易庭之收刀落在他身側,附和道:“這提議不錯。”
“不過,”他掃了一圈,視線落到葉輕揚懷中的遙遙身上,“我還要那隻狗。”
荀俊傑一愣,這才認出葉輕揚原是那日的老頭,恍然大悟:“玉府主不過多看了一眼,師兄便日日惦記,當真用心。那遊芳叢虛情假意,如何能及師兄半分,玉府主定然……”
易庭之面色驟陰。
荀俊傑自知言錯,不該提及遊芳叢,當即收住話音,咳了一聲,道:“幾位可考慮好了?”
“癡心妄想!”
紀雨萱站在最前,葉輕揚想拉她,也被一把甩開。霰塵直指對側二人,她道:“你跟我打一場,若能勝我,便是即刻要我的命,我也絕不多言,隻會拿人要挾算什麼本事?”
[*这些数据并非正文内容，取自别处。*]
diff --git a/parsec_b200/csrc/pb2_engine.cu b/parsec_b200/csrc/pb2_engine.cu
--- a/parsec_b200/csrc/pb2_engine.cu
+++ b/parsec_b200/csrc/pb2_engine.cu
@@ -262,6 +262,21 @@
 };
 
 struct DriverCalls {
+    decltype(&cuDeviceGet) device_get = nullptr;
+    decltype(&cuDeviceGetAttribute) device_attr = nullptr;
+    decltype(&cuMemCreate) mem_create = nullptr;
+    decltype(&cuMemGetAllocationGranularity) mem_granularity = nullptr;
+    decltype(&cuMemGetAllocationPropertiesFromHandle) mem_props = nullptr;
+    decltype(&cuMemAddressReserve) mem_reserve = nullptr;
+    decltype(&cuMemMap) mem_map = nullptr;
+    decltype(&cuMemSetAccess) mem_set_access = nullptr;
+    decltype(&cuMemUnmap) mem_unmap = nullptr;
+    decltype(&cuMemAddressFree) mem_address_free = nullptr;
+    decltype(&cuMemRelease) mem_release = nullptr;
+    bool vmm() const {
+        return device_get && device_attr && mem_create && mem_granularity && mem_props && mem_reserve && mem_map &&
+               mem_set_access && mem_unmap && mem_address_free && mem_release;
+    }
     decltype(&cuLinkCreate) link_create = nullptr;
     decltype(&cuLinkAddData) link_add = nullptr;
     decltype(&cuLinkComplete) link_complete = nullptr;
@@ -293,9 +308,74 @@
         get("cuModuleGetFunction", r.get_function); get("cuFuncGetAttribute", r.func_attr);
         get("cuFuncSetAttribute", r.func_set_attr);
         get("cuOccupancyMaxActiveBlocksPerMultiprocessor", r.occupancy); get("cuLaunchKernel", r.launch);
+        get("cuDeviceGet", r.device_get); get("cuDeviceGetAttribute", r.device_attr); get("cuMemCreate", r.mem_create);
+        get("cuMemGetAllocationGranularity", r.mem_granularity);
+        get("cuMemGetAllocationPropertiesFromHandle", r.mem_props); get("cuMemAddressReserve", r.mem_reserve);
+        get("cuMemMap", r.mem_map); get("cuMemSetAccess", r.mem_set_access); get("cuMemUnmap", r.mem_unmap);
+        get("cuMemAddressFree", r.mem_address_free); get("cuMemRelease", r.mem_release);
         return r;
     }();
     return d;
+}
+
+static CUmemAllocationProp compressible_prop(int dev) {
+    CUmemAllocationProp p{};
+    p.type = CU_MEM_ALLOCATION_TYPE_PINNED;
+    p.location.type = CU_MEM_LOCATION_TYPE_DEVICE;
+    p.location.id = dev;
+    p.allocFlags.compressionType = CU_MEM_ALLOCATION_COMP_GENERIC;
+    return p;
+}
+
+static size_t compressible_granule(int dev) {
+    const DriverCalls& d = driver();
+    CUdevice cd = 0;
+    int on = 0;
+    size_t g = 0;
+    if (!d.vmm() || d.device_get(&cd, dev) != CUDA_SUCCESS ||
+        d.device_attr(&on, CU_DEVICE_ATTRIBUTE_GENERIC_COMPRESSION_SUPPORTED, cd) != CUDA_SUCCESS || !on)
+        return 0;
+    const CUmemAllocationProp p = compressible_prop(dev);
+    return d.mem_granularity(&g, &p, CU_MEM_ALLOC_GRANULARITY_MINIMUM) == CUDA_SUCCESS ? g : 0;
+}
+
+static void release_compressible(void* p, CUmemGenericAllocationHandle h, size_t bytes, bool mapped = true) {
+    const DriverCalls& d = driver();
+    const CUdeviceptr ptr = reinterpret_cast<CUdeviceptr>(p);
+    if (mapped) d.mem_unmap(ptr, bytes);
+    if (ptr) d.mem_address_free(ptr, bytes);
+    d.mem_release(h);
+}
+
+static void* map_compressible(pb2_engine_t* e, size_t bytes, CUmemGenericAllocationHandle& h) {
+    const DriverCalls& d = driver();
+    const CUmemAllocationProp p = compressible_prop(e->cuda_device);
+    if (d.mem_create(&h, bytes, &p, 0) != CUDA_SUCCESS) return nullptr;
+    CUmemAllocationProp got{};
+    CUdeviceptr ptr = 0;
+    bool mapped = false;
+    bool ok = d.mem_props(&got, h) == CUDA_SUCCESS && got.allocFlags.compressionType == CU_MEM_ALLOCATION_COMP_GENERIC;
+    if (ok) ok = d.mem_reserve(&ptr, bytes, e->comp_granule, 0, 0) == CUDA_SUCCESS;
+    if (ok) ok = mapped = d.mem_map(ptr, bytes, 0, h, 0) == CUDA_SUCCESS;
+    if (ok) {
+        int ndev = 0;
+        if (cudaGetDeviceCount(&ndev) != cudaSuccess) { cudaGetLastError(); ndev = 0; }
+        std::vector<CUmemAccessDesc> access;
+        for (int dev = 0; dev < ndev; ++dev) {
+            int can = dev == e->cuda_device;
+            if (!can && cudaDeviceCanAccessPeer(&can, dev, e->cuda_device) != cudaSuccess) { cudaGetLastError(); can = 0; }
+            if (can != 1) continue;
+            CUmemAccessDesc a{};
+            a.location.type = CU_MEM_LOCATION_TYPE_DEVICE;
+            a.location.id = dev;
+            a.flags = CU_MEM_ACCESS_FLAGS_PROT_READWRITE;
+            access.push_back(a);
+        }
+        ok = !access.empty() && d.mem_set_access(ptr, bytes, access.data(), access.size()) == CUDA_SUCCESS;
+    }
+    if (ok) return reinterpret_cast<void*>(ptr);
+    release_compressible(reinterpret_cast<void*>(ptr), h, bytes, mapped);
+    return nullptr;
 }
 
 static CUresult resolve_kernel(const pb2_engine_t* e, CUfunction fn, int kind, bool linked, WindowKernel& k, bool& fits) {
@@ -486,6 +566,7 @@
     PB2_CUDA(e, cudaStreamCreateWithFlags(&e->arm_stream, cudaStreamNonBlocking));
     PB2_CUDA(e, cudaEventCreateWithFlags(&e->dma_ev, cudaEventDisableTiming));
     e->stream = e->own_stream;
+    e->comp_granule = compressible_granule(cuda_device);
     {
         cudaMemPool_t pool;
         if (cudaDeviceGetDefaultMemPool(&pool, cuda_device) == cudaSuccess) {
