int orbit_vit_create(const char* name, int H, int W, orbit_vit_t** out);
void orbit_vit_destroy(orbit_vit_t* v);
int orbit_vit_num_params(const orbit_vit_t* v);
const char* orbit_vit_param_name(const orbit_vit_t* v, int i);
size_t orbit_vit_param_numel(const orbit_vit_t* v, int i);
int orbit_vit_load(orbit_vit_t* v, const char* key, const float* data, size_t numel);
int orbit_vit_load_async(orbit_vit_t* v, const char* key, const float* device_data, size_t numel, orbit_stream_t stream);
int orbit_vit_load_all_async(orbit_vit_t* v, const float* const* device_ptrs, int n, orbit_stream_t stream);
int orbit_vit_finalize(orbit_vit_t* v, orbit_stream_t stream);
int orbit_vit_output_size(const orbit_vit_t* v);
int orbit_vit_film_slots(const orbit_vit_t* v);
int orbit_vit_film_slot_channels(const orbit_vit_t* v, int slot);
const char* orbit_vit_film_slot_name(const orbit_vit_t* v, int slot);
int orbit_vit_film_size(const orbit_vit_t* v);
size_t orbit_vit_workspace_bytes(const orbit_vit_t* v, int B);
double orbit_vit_macs_per_frame(const orbit_vit_t* v);
int orbit_vit_forward(orbit_vit_t* v, const float* frames, int B, const float* film_gamma, const float* film_beta,
                      float* feats, void* workspace, size_t workspace_bytes, orbit_stream_t stream);
size_t orbit_vit_tape_bytes(const orbit_vit_t* v, int B);
size_t orbit_vit_backward_workspace_bytes(const orbit_vit_t* v, int B);
int orbit_vit_train_forward(orbit_vit_t* v, const float* frames, int B, const float* film_gamma, const float* film_beta,
                            float* feats, void* tape, size_t tape_bytes, void* workspace, size_t workspace_bytes,
                            orbit_stream_t stream);
int orbit_vit_backward(orbit_vit_t* v, int B, const float* film_gamma, const float* film_beta, const float* dfeats,
                       const void* tape, size_t tape_bytes, float* dgamma, float* dbeta, void* workspace,
                       size_t workspace_bytes, orbit_stream_t stream);

int orbit_filmgen_create(int n_gen, int z_dim, int hidden, const int* out_size, const int* kind,
                         const int* dst_offset, orbit_filmgen_t** out);
void orbit_filmgen_destroy(orbit_filmgen_t* g);
int orbit_filmgen_load(orbit_filmgen_t* g, int gen, const char* tensor, const float* data, size_t numel);
int orbit_filmgen_load_all_async(orbit_filmgen_t* g, const float* const* device_ptrs, int n, orbit_stream_t stream);
int orbit_filmgen_forward(orbit_filmgen_t* g, const float* z, float* film_gamma, float* film_beta,
                          float* l2, orbit_stream_t stream);

int orbit_op_conv2d(const float* x, int x_nchw, const float* w, float* y,
                    const float* scale, const float* shift, const float* residual, const float* gate,
                    int B, int H, int W, int Cin, int Cout, int KH, int KW, int stride,
                    int pad_top, int pad_left, int Ho, int Wo, int act, int pool2,
                    orbit_stream_t stream);
int orbit_op_pw_stream(const float* x, const float* w, const float* scale, const float* shift, const float* residual,
                       const float* partial, int chunks, const float* w1, const float* b1, const float* w2t, const float* b2,
                       int R, float* y, float* gate_out, int B, int H, int W, int Cin, int Cout, orbit_stream_t stream);
int orbit_pw_stream_supported(int Cin, int Cout, int H, int W);
int orbit_op_dwconv2d(const float* x, const float* w, float* y, const float* scale, const float* shift,
                      int B, int H, int W, int C, int K, int stride, int pad_top, int pad_left,
                      int Ho, int Wo, int act, orbit_stream_t stream);
int orbit_op_conv2d_train(const float* x, int x_nchw, const float* w, float* y, const float* gate, int B, int H, int W,
                          int Cin, int Cout, int KH, int KW, int stride, int pad_top, int pad_left, int Ho, int Wo,
                          float* stats, int* stat_blocks, orbit_stream_t stream);
int orbit_op_dwconv2d_train(const float* x, const float* w, float* y, const float* in_scale, const float* in_shift,
                            int in_act, int B, int H, int W, int C, int K, int stride, int pad_top, int pad_left, int Ho,
                            int Wo, float* stats, orbit_stream_t stream);
int orbit_op_maxpool2d(const float* x, float* y, int B, int H, int W, int C, int K, int stride, int pad,
                       int Ho, int Wo, orbit_stream_t stream);
int orbit_op_avgpool(const float* x, float* y, int B, int HW, int C, orbit_stream_t stream);
int orbit_op_se_gate(const float* pooled, const float* w1, const float* b1, const float* w2,
                     const float* b2, float* gate, int B, int C, int R, orbit_stream_t stream);

int orbit_op_vit_linear(const float* x, const float* w, const float* bias, const float* residual, float* y, int M, int N,
                        int K, int epilogue, int tile_rows, orbit_stream_t stream);
int orbit_op_vit_patch_embed(const float* frames, const float* w, const float* bias_or_null, const float* pos_embed,
                             const float* cls_token, float* tokens, int B, int D, int tile_rows, orbit_stream_t stream);
int orbit_op_vit_layernorm(const float* x, size_t x_stride, float* y, size_t y_stride, int rows, int D, const float* gamma,
                           const float* beta, float eps, orbit_stream_t stream);
int orbit_op_vit_attention(const float* qkv, float* out, int B, int D, int heads, orbit_stream_t stream);
int orbit_op_vit_linear_dgrad(const float* dy, const float* w, float* wt_scratch, const float* u, const float* residual,
                              float* dx, int M, int N, int K, int tile_rows, orbit_stream_t stream);
int orbit_op_vit_layernorm_bwd(const float* x, size_t x_stride, const float* dy, size_t dy_stride, const float* gamma, float eps,
                               const float* dres, float* dx, size_t dx_stride, int rows, int D, float* dgamma, float* dbeta,
                               float* partial, size_t partial_floats, orbit_stream_t stream);
int orbit_op_vit_attention_bwd(const float* qkv, const float* dout, float* dqkv, int B, int D, int heads,
                               orbit_stream_t stream);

“這麼說來,是不願意了?”易庭之眼角笑得彎起,唇含譏諷,像一個頑劣殘忍的孩童。
他遞了個眼神,荀俊傑會意,指尖微動,遲月歸立時慘叫出聲。
一條胳膊被撕下,粉碎在凜風中,她匍匐在地,看不出神情,雪地上染出血淋淋的一片。
“你!”紀雨萱勃然大怒。
“不同意的話,”荀俊傑再一動手,地上的遲月歸悶哼一聲,仿佛是在極力忍耐,最終沒能忍住,從牙縫裡擠出一聲慘叫,“我就隻好親自動手,一點一點慢慢撕。”
紀雨萱被氣得說不出話,再難忍受,一扇刺上。
易庭之反手轉刀将霰塵打開,與她纏鬥。
戾氣在江鴻眼中凝聚。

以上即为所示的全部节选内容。